Juventud sin juventud es, ante todo, una película imposible. El fantástico director Francis Ford Coppola vuelve a pecar de megalómano al intentar llevar a la pantalla una narración sencillamente inabarcable para el séptimo arte. Si bien la historia parece atractiva en su núcleo, el film termina siendo una aventura desmedida, compleja y ambiciosa en el peor de los sentidos.
Comenzamos en la Rumania de 1938 cuando el anciano Dominic -Tim Roth-, un estudioso de las lenguas de la humanidad, es alcanzado por un rayo. Su cuerpo yace carbonizado en las calles de Bucarest y, sin embargo, no muere. Lo internan, lo cuidan y sorprende a sus médicos al demostrar una recuperación de ciencia ficción: no sólo por la velocidad sino porque este hombre de setenta años rejuvenece hasta parecer un adulto de sólo 35. Pero esto es simplemente el inicio de una mejora impensada, ya que Dominic demuestra además tener conocimientos increíbles en todas las materias del saber humano, desde idiomas hasta ciencias.

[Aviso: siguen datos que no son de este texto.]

const ParmDef kParms[] = {
    {"group", P_STRING, 0, 0, "Group"},
    {"model", P_ORD, 0, 0, "Model"},
    {"term", P_ORD, 0, 0, "RBF Term"},
// ... 141 lines not shown
{
    const int i = find_parm(token);
    if (!node || i < 0 || !value) return FD_E_INVALID;
    *value = kParms[i].type == P_ORD ? node->ord(i) : (int)node->fval[i][0];
    return FD_OK;
}

const char *fdsop_messages(const fdsop_node *node) { return node ? node->messages.c_str() : ""; }

fd_ctx *fdsop_engine(fdsop_node *node) { return node ? node->engine : nullptr; }

int fdsop_effective_float(const fdsop_node *node, const char *token, double *value)
{
    if (!node || !token || !value) return FD_E_INVALID;
    if (!strcmp(token, "qcoef")) *value = node->e_qcoef;
    else if (!strcmp(token, "zcoef")) *value = node->e_zcoef;
    else if (!strcmp(token, "radius")) *value = node->e_radius;
    else if (!strcmp(token, "lambda")) *value = node->e_lambda;
    else if (!strcmp(token, "layers")) *value = node->e_layers;
    else if (!strcmp(token, "maxedges")) *value = node->e_maxedges;
    else return FD_E_INVALID;
    return FD_OK;
}

struct CookSetup {
    int model_index, term_index, layers, tangent_disp, morph_space, max_edges, kernel_ext, precision_parm, precision, device, M;
    float qcoef, zcoef, radius, lambda, falloffrate;
    double smoothing;
    bool do_tangent_disp, have_blends, morph_inited_this_cook, use_capture, mesh_ready;
    const float *rest_attr;
    int dofalloff_parm;
};

static bool cook_setup(fdsop_node *node, const fdsop_geo *geo, CookSetup &cs)
{
    if (geo->rest_npoints != geo->deform_npoints) {
        node->add(FDSOP_ERROR, "Rest and deform geometry should match.");
        return false;
    }

    const int model_index = cs.model_index = node->ord(find_parm("model"));
    cs.term_index = node->ord(find_parm("term"));
    const float qcoef = cs.qcoef = (float)sys_max(0.1, node->fval[find_parm("qcoef")][0]);
    const float zcoef = cs.zcoef = (float)sys_max(0.1, node->fval[find_parm("zcoef")][0]);
    const float radius = cs.radius = (float)sys_max(0.01, node->fval[find_parm("radius")][0]);
    const int layers = cs.layers = sys_max(1, (int)node->fval[find_parm("layers")][0]);
    const float lambda = cs.lambda = (float)sys_max(0.01, node->fval[find_parm("lambda")][0]);
    const int tangent_disp = cs.tangent_disp = (int)node->fval[find_parm("tangent")][0];
    const int morph_space = cs.morph_space = (int)node->fval[find_parm("morphspace")][0];
    const int max_edges = cs.max_edges = sys_max(1, (int)node->fval[find_parm("maxedges")][0]);
    cs.falloffrate = (float)node->fval[find_parm("falloffrate")][0];
    node->e_qcoef = qcoef; node->e_zcoef = zcoef; node->e_radius = radius; node->e_lambda = lambda;
    node->e_layers = layers; node->e_maxedges = max_edges;
    cs.kernel_ext = node->ord(find_parm("kernel"));
    cs.smoothing = node->fval[find_parm("smoothing")][0];
    const int precision_parm = cs.precision_parm = node->ord(find_parm("precision"));
    const int precision = cs.precision = precision_parm == 1 ? FD_EVAL_FP64 : FD_EVAL_FP32;
    const int device = cs.device = (int)node->fval[find_parm("device")][0];
    (void)model_index;

    const int M = cs.M = (int)geo->rest_npoints;

    const bool do_tangent_disp = cs.do_tangent_disp = tangent_disp && geo->tangentu && geo->tangentv && geo->N;
    if (tangent_disp && !do_tangent_disp)
        node->add(FDSOP_WARNING, "Append PolyFrameSOP and enable tangent[u/v] and N attribute to allow tangent displacement.");
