static int split_rows(niwqg_handle* h, const void* in, void* out, int pro, int epi, double sc, bool conj_out) {
    FftArgs a{};
    fft_common_args(h, a);
    const int Nh = h->N / 2;
    a.in = in; a.out = out; a.pro = pro; a.epi = epi; a.tw = h->tw_half;
    a.nlines = 2 * h->N; a.pitch = Nh; a.mstride = (size_t)Nh * Nh; a.g = Grid{Nh, h->dk, Nh, Nh / 2, 0, 0};
    a.conj_in = 0; a.conj_out = conj_out ? 1 : 0; a.scale = sc; a.scale_im = conj_out ? -sc : sc;
    a.tma_in = 2;
    a.pf_groups = 0;
    { PROF(PK_FFT_ROW); CK(launch_pass<false>(Nh, a, 1, h->stream)); }
    h->launches++;
    return 0;
}
static int split_rows_loader(niwqg_handle* h, int ld, cd* out) {
    FftArgs a{};
    fft_common_args(h, a);
    const int Nh = h->N / 2;
    if (ld == LD_WAVEPV) { a.in = h->phi; a.in2 = h->phix; a.in3 = h->phiy; a.ld_scale = h->jscale; }
    else { a.in = h->uv; a.in2 = h->qs; a.in3 = nullptr; a.ld_scale = 1.0; }
    a.out = out; a.pro = PRO_NONE; a.epi = EPI_NONE; a.tw = h->tw_half;
    a.nlines = 2 * h->N; a.pitch = Nh; a.mstride = (size_t)Nh * Nh; a.g = Grid{Nh, h->dk, Nh, Nh / 2, 0, 0};
    a.conj_in = 0; a.conj_out = 0; a.scale = 1.0; a.scale_im = 1.0;
    cudaError_t e = cudaErrorInvalidValue;
    {
        PROF(ld == LD_WAVEPV ? PK_FFT_ROWLD : PK_FFT_ROWLD2);
#define NIWQG_LD_CASE(NN) case NN: e = (ld == LD_WAVEPV) ? launch_split_rows_loader<NN, LD_WAVEPV>(a, h->stream) \
                                                          : launch_split_rows_loader<NN, LD_UQVQ>(a, h->stream); break;
        switch (h->N) {
            NIWQG_LD_CASE(2048)
            NIWQG_LD_CASE(4096)
            NIWQG_LD_CASE(8192)
        }
#undef NIWQG_LD_CASE
    }
    CK(e);
    h->launches++;
    return 0;
}
static int split_colsub(niwqg_handle* h, const cd* in, cd* out, bool dit) {
    FftArgs a{};
    fft_common_args(h, a);
    a.in = in; a.out = out; a.pro = PRO_NONE; a.epi = EPI_NONE; a.tw = h->tw_m; a.scale = 1.0; a.scale_im = 1.0;
    cudaError_t e = cudaErrorInvalidValue;
    {
        PROF(PK_FFT_COL);
        switch (h->N) {
            case 2048: e = dit ? launch_split_colsub<2048, true>(a, h->stream) : launch_split_colsub<2048, false>(a, h->stream); break;
            case 4096: e = dit ? launch_split_colsub<4096, true>(a, h->stream) : launch_split_colsub<4096, false>(a, h->stream); break;
            case 8192: e = dit ? launch_split_colsub<8192, true>(a, h->stream) : launch_split_colsub<8192, false>(a, h->stream); break;
        }
    }
    CK(e);
    h->launches++;
    return 0;
}
static int split_p(niwqg_handle* h, const cd* in, cd* const* out, const int* pro, int nout, bool dit, bool conj_in) {
    SplitPArgs p{};
    p.in = in; p.nout = nout; p.conj_in = conj_in ? 1 : 0; p.scale = 1.0; p.dk = h->dk; p.twc = h->twc;
    for (int o = 0; o < nout; ++o) { p.out[o] = out[o]; p.pro[o] = pro[o]; }
    cudaError_t e = cudaErrorInvalidValue;
// ... 184 lines not shown
        return 0;
    }
    SlabFlags f{};
    for (int r = 0; r < h->nranks; ++r) f.peer[r] = (unsigned*)(h->peerY[lane][0][r] + h->npts);
    const unsigned epoch = ++h->bar_epoch[lane];
    k_slab_signal<<<1, 32, 0, st>>>(f, h->nranks, h->rank, epoch);
    k_slab_wait<<<1, 32, 0, st>>>((const unsigned*)(h->Yp[lane][0] + h->npts), h->nranks, epoch);
    CK(cudaGetLastError());
    return 0;
}

#define FFT(...)                          \
    do {                                  \
        int r__ = fft2(h, __VA_ARGS__);   \
        if (r__) return r__;              \
    } while (0)

struct FftJob { const void* in; cd* out; bool inverse; int pro; };
static int fft2_group(niwqg_handle* h, const FftJob* jobs, int n) {
    const bool par = (h->p2p || h->nranks == 1) && !h->prof && n > 1 && !h->split;
    if (!par) {
        for (int i = 0; i < n; ++i) FFT(jobs[i].in, jobs[i].out, jobs[i].inverse, jobs[i].pro, h->B);
        return 0;
    }
    CK(cudaEventRecord(h->ev_fork, h->lane_stream[0]));
    CK(cudaStreamWaitEvent(h->lane_stream[1], h->ev_fork, 0));
    for (int i = 0; i < n; ++i) FFT(jobs[i].in, jobs[i].out, jobs[i].inverse, jobs[i].pro, h->B, EPI_NONE, nullptr, i & 1);
    CK(cudaEventRecord(h->ev_join, h->lane_stream[1]));
    CK(cudaStreamWaitEvent(h->lane_stream[0], h->ev_join, 0));
    return 0;
}

static int finalize(niwqg_handle* h, int K, double* out, int is_max = 0, int nblk = NIWQG_PW_BLOCKS) {
    PROF(PK_SMALL);
    k_finalize<<<h->B, 256, 0, h->stream>>>(h->part, nblk, K, out, is_max);
    CK(cudaGetLastError());
    h->launches += 1;
    if (h->nranks > 1)
        NK(g_nccl.AllReduce(out, out, (size_t)h->B * K, ncclDouble, is_max ? ncclMax : ncclSum, h->comm, h->stream));
    return 0;
}
#define FIN(...)                              \
    do {                                      \
        int r__ = finalize(h, __VA_ARGS__);   \
        if (r__) return r__;                  \
    } while (0)

__global__ void k_budget(BudgetArgs a) {
    const int m = blockIdx.x;
    if (threadIdx.x != 0) return;
    const double* sd = a.sumsD + (size_t)m * SD_COUNT;
    const double* se = a.sumsE + (size_t)m * SE_COUNT;
    const double* si = a.sumsI + (size_t)m * SI_COUNT;
    double* sc = a.scal + (size_t)m * NIWQG_S_COUNT;
    const double M = a.M, M2 = M * M;
    double g1, g2, x1, x2, lap2m;
    if (a.spec_budget) {
        g1 = 0.5 * a.hslash * (se[SE_T1R] / M2) / a.f;
        g2 = 0.0;
        x1 = ((-a.nu4w * se[SE_T2I] - a.nuw * se[SE_T1I] - a.muw * se[SE_T0I]) / M2) / a.f;
        x2 = 0.0;
        lap2m = se[SE_LAP2] / M2;
    } else {
        g1 = 0.5 * 0.5 * a.hslash * (sd[SD_G1] / M) / a.f;
        g2 = 0.5 * a.hslash * (sd[SD_G2] / M) / a.f;
        x1 = (sd[SD_X1] / M) / a.f; x2 = (sd[SD_X2] / M) / a.f;
// ... 122 lines not shown
        const FftJob jobs[2] = {FftJob{h->ph, h->uv, true, PRO_UV}, FftJob{h->qs, h->qs, true, PRO_NONE}};
        int r = fft2_group(h, jobs, 2);
        if (r) return r;
    }
    return 0;
}

static PhysArgs phys_args(niwqg_handle* h, int extra_flags) {
    PhysArgs pa{};
    pa.npts = h->npts; pa.flags = h->flags | extra_flags;
    pa.nu4w = h->p.nu4w; pa.nuw = h->p.nuw; pa.muw = h->p.muw;
    pa.uv = h->uv; pa.qs = h->qs; pa.phi = h->phi; pa.phix = h->phix; pa.phiy = h->phiy;
    pa.lapphi = h->lapphi; pa.lap2phi = h->lap2phi; pa.uvq = h->uvq;
    pa.P1 = h->P1; pa.P2 = h->P2; pa.partials = h->part;
    return pa;
}

static int ql_wave_velocity(niwqg_handle* h) {
    { PROF(PK_SPEC); k_spec_uvq<<<pw_grid(h), NIWQG_PW_THREADS, 0, h->stream>>>(h->g, h->qh[h->cq], h->uvq); }
    CK(cudaGetLastError());
    h->launches++;
    FFT(h->uvq, h->uvq, true, PRO_NONE, h->B);
    return 0;
}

Paralelamente, el nazismo avanza por Europa y, entre los experimentos que realizan los doctores del Tercer Reich, hay uno en particular que pondrá en peligro a nuestro protagonista: un científico alemán investiga la posibilidad de que los humanos puedan mutar en seres de conocimientos increíbles y hazañas asombrosas si son afectados por ataques de altos voltajes. Es decir, está intentando averiguar lo que Dominic ha vivido en carne propia. La recuperación ha llegado a los oídos de los comandados por Hitler, y es por eso que Dominic debe iniciar una vida de huidas y mentiras, durante la cual va conociendo a distintos personajes a la vez que se va descubriendo a sí mismo. Llega a darse cuenta de que además de poseer conocimientos extraordinarios tiene facultades de mentalista (al punto de poder adivinar qué número saldrá en la ruleta de un casino o cómo obligar a las personas a realizar actos que ellos mismos no deseen hacer).
Si piensan que ya esto es abrumador, esperen porque hay más.
Los años avanzan, cae el nazismo, y Dominic conoce a Veronika, una joven que, tras un accidente, sufre un trastorno que podría relacionarse con su vida. Ella tiene vivencias que la van transportando al pasado y mediante las cuales él logra conocer las lenguas más antiguas (recordemos que allá por 1938 era un viejo lingüista).
A medida que hago el racconto, mi mente transita laberintos imposibles de reproducir.
Baste decir que Juventud sin juventud está protagonizada y prácticamente monopolizada por Tim Roth -quien, a todo esto, se muestra increíblemente parecido físicamente a un joven Silvio Berlusconi-, y que la trama no sólo es por momentos incomprensible, sino también un tanto tediosa.
Ojo, la historia detrás de la película parece ser interesante. Coppola se basó en un cuento del historiador y novelista rumano Mircea Eliade, y, si bien no lo leí, sí me hizo acordar a una de esas novelas en las que es necesario tomar nota de algunos hechos como para no perder la trama. Incluso pensaba que tranquilamente un escritor como Thomas Pynchon podría haber sido responsable del texto.
Juventud sin juventud pone a prueba la tolerancia del espectador. Como película simple y llana, es demasiado exigente y no termina ofreciendo un resultado satisfactorio. La recomendaría a los fanáticos de Coppola, un director que, a pesar de tener más fracasos que éxitos, es sin lugar a dudas un fundamental en el séptimo arte -personalmente, le estaré eternamente agradecido por El Padrino y Apocalypsis Now, así que por mí que haga lo que quiera, que siempre miraré, ante la duda, sus films-.
Sin embargo, y en referencia estricta a este trabajo, Juventud sin juventud termina siendo la prueba de que el cine no puede abordar cualquier texto.